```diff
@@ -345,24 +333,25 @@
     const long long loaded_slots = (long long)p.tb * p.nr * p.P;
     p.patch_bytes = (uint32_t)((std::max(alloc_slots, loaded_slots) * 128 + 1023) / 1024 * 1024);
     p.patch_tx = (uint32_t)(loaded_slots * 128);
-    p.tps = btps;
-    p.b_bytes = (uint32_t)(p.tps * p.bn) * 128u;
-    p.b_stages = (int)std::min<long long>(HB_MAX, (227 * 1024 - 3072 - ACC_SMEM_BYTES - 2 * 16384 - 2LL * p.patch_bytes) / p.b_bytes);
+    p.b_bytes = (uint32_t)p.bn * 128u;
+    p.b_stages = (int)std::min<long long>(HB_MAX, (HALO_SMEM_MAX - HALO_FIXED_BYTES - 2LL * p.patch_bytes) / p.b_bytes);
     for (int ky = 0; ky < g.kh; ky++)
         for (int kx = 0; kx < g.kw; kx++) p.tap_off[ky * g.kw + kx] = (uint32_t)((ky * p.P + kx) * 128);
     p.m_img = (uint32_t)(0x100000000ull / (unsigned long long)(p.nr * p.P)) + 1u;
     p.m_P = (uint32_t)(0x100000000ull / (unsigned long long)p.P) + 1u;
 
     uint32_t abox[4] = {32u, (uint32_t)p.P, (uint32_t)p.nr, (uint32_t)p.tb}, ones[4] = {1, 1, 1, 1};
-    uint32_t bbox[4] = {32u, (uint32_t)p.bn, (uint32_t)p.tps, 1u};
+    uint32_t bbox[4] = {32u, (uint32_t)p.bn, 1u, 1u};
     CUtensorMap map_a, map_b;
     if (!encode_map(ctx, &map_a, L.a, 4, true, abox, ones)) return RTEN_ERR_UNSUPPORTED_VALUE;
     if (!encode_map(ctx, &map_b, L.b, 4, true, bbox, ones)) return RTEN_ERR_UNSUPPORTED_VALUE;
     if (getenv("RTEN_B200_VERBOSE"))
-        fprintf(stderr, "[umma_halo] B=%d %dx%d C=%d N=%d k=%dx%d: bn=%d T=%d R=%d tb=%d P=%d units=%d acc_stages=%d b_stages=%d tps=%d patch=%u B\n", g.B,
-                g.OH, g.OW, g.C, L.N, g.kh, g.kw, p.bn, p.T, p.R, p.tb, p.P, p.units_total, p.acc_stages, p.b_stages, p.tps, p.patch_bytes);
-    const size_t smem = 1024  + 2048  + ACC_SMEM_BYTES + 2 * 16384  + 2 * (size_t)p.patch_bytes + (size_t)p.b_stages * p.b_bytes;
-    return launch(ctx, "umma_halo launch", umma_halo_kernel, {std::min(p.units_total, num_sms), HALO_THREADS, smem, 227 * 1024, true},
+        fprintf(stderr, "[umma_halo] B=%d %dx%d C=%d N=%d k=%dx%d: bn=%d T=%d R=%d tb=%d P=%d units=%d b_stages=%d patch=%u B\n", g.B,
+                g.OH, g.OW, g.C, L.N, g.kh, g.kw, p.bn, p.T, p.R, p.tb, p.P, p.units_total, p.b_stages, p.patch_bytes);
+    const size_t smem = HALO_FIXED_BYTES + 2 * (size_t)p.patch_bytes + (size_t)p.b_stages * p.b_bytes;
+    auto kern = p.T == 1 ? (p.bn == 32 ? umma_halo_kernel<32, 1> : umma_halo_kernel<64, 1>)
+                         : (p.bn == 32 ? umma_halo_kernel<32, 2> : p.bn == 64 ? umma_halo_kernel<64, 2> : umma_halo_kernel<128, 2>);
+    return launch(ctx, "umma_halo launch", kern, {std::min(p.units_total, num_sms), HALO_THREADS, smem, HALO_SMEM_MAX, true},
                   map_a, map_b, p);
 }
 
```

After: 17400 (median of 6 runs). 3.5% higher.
○ ○ ○ ○ ○
• **TASK DETAILS**:
Working from the entries above, filter out every line that lacks "launch" and copy what remains.

• **OUTPUT BELOW**:
-    return launch(ctx, "umma_halo launch", umma_halo_kernel, {std::min(p.units_total, num_sms), HALO_THREADS, smem, 227 * 1024, true},
+    return launch(ctx, "umma_halo launch", kern, {std::min(p.units_total, num_sms), HALO_THREADS, smem, HALO_SMEM_MAX, true},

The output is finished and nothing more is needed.